[[ Records for the task open ]]

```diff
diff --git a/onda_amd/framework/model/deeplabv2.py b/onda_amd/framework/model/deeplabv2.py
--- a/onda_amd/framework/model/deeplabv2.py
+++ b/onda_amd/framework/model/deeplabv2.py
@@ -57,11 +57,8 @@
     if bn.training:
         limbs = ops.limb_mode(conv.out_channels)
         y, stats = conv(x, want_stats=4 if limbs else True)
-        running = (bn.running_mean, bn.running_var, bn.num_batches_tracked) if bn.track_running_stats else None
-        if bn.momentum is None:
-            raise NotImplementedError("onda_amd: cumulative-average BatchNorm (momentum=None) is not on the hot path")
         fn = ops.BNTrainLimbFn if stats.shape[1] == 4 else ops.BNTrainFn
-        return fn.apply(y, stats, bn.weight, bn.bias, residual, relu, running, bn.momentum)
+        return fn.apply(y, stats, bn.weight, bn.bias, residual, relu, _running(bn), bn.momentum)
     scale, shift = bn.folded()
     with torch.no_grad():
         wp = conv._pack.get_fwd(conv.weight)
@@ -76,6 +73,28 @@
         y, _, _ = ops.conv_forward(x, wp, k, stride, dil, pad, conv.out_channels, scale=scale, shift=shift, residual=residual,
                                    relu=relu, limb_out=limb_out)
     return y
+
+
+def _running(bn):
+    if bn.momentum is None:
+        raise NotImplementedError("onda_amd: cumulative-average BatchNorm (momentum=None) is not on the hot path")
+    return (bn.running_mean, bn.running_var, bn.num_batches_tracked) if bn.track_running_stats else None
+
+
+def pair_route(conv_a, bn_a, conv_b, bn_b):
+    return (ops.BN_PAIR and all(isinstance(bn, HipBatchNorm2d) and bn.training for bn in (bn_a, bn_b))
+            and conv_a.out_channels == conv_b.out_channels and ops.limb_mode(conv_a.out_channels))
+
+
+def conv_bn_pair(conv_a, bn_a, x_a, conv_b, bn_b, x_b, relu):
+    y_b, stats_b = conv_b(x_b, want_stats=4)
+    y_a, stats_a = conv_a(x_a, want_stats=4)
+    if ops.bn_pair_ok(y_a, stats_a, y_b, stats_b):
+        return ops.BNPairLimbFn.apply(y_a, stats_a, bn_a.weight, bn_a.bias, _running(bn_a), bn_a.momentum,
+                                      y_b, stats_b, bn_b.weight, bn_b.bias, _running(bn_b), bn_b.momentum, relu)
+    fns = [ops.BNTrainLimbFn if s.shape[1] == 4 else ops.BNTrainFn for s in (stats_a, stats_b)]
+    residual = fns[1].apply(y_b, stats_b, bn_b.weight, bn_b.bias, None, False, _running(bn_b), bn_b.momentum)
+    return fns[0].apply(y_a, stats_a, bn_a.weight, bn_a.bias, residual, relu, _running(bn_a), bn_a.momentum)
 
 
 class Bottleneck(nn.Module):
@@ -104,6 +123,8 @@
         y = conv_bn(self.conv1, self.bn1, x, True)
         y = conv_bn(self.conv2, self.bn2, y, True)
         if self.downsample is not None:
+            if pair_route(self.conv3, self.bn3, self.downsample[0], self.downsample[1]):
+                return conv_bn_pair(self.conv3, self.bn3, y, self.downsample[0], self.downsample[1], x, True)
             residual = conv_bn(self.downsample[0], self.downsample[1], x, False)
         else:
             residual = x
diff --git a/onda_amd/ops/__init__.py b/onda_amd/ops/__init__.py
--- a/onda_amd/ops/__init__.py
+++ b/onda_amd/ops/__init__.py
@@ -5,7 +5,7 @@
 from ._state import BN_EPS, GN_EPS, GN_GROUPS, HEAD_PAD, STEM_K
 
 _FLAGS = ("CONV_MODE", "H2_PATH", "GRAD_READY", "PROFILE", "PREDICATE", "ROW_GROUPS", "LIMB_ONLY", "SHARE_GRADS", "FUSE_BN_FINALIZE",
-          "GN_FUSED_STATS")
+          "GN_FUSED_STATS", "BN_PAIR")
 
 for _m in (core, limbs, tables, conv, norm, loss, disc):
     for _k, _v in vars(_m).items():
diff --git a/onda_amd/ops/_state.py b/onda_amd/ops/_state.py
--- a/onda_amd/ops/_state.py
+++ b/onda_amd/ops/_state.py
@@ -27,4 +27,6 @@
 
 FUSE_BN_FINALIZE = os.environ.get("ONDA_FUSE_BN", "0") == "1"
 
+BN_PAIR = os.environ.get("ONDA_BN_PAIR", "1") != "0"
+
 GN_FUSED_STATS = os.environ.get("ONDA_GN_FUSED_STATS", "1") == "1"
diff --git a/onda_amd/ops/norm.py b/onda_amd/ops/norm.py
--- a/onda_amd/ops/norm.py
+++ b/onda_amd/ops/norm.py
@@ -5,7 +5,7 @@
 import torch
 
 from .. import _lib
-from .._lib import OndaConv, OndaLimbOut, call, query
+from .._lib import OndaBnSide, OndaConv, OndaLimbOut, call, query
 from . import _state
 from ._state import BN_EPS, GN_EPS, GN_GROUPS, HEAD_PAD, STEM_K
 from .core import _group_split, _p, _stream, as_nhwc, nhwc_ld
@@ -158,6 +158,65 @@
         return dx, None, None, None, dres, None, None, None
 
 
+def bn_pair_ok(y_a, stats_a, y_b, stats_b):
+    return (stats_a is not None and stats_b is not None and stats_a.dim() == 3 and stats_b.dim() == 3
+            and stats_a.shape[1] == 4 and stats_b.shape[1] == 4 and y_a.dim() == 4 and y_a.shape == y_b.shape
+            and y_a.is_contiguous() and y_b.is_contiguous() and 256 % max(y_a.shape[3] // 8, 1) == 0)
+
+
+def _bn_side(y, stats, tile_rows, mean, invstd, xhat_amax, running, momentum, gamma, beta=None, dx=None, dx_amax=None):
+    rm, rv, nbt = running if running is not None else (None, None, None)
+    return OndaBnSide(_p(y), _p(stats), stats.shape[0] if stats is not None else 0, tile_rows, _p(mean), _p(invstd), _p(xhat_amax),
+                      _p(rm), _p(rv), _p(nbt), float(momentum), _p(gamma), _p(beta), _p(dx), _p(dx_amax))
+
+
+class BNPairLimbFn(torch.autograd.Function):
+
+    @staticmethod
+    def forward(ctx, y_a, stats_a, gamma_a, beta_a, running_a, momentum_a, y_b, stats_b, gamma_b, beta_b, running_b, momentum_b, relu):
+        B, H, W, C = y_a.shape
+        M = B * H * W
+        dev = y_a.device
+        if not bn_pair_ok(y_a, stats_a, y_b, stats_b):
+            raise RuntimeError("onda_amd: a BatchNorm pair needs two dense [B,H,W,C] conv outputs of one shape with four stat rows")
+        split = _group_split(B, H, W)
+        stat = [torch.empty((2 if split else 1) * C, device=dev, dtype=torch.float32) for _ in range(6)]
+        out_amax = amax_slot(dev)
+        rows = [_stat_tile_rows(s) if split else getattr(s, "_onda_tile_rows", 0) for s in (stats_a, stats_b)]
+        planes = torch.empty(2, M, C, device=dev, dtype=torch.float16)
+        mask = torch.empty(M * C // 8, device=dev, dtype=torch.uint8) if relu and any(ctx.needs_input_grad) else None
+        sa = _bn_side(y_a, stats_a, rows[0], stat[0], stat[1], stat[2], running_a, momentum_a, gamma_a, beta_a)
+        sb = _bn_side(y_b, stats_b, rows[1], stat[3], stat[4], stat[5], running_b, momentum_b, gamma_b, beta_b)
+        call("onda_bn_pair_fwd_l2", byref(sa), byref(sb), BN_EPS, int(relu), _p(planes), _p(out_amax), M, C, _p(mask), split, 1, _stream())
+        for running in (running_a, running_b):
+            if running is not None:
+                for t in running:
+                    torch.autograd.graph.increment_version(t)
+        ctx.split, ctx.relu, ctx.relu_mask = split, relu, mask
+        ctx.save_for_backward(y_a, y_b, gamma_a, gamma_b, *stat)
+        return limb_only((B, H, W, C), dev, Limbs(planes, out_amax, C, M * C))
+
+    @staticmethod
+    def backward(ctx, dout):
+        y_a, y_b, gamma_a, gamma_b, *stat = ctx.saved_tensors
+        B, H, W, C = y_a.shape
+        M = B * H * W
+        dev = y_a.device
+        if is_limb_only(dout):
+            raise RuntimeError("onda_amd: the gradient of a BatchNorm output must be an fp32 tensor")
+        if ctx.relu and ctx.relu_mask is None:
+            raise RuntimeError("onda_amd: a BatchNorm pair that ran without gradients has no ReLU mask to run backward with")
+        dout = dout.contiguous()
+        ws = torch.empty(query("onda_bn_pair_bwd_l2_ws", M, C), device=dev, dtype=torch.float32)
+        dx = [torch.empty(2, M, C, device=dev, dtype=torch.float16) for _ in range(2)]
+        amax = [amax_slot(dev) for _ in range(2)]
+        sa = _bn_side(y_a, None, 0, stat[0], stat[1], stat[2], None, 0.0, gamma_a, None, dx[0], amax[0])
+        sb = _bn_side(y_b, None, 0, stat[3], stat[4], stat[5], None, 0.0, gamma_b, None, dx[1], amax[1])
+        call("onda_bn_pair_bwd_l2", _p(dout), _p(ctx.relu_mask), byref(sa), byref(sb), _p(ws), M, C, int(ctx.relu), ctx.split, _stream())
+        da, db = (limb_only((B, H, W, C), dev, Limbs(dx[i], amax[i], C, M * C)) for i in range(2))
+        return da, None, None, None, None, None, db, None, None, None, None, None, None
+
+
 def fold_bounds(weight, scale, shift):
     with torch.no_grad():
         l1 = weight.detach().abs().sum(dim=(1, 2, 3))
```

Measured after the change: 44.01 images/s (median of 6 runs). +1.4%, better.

[[ Records for the task closed ]]

§ Brief:
The answer must be a single number: how many lines of the data hold the word "empty".

§ Answer section:
5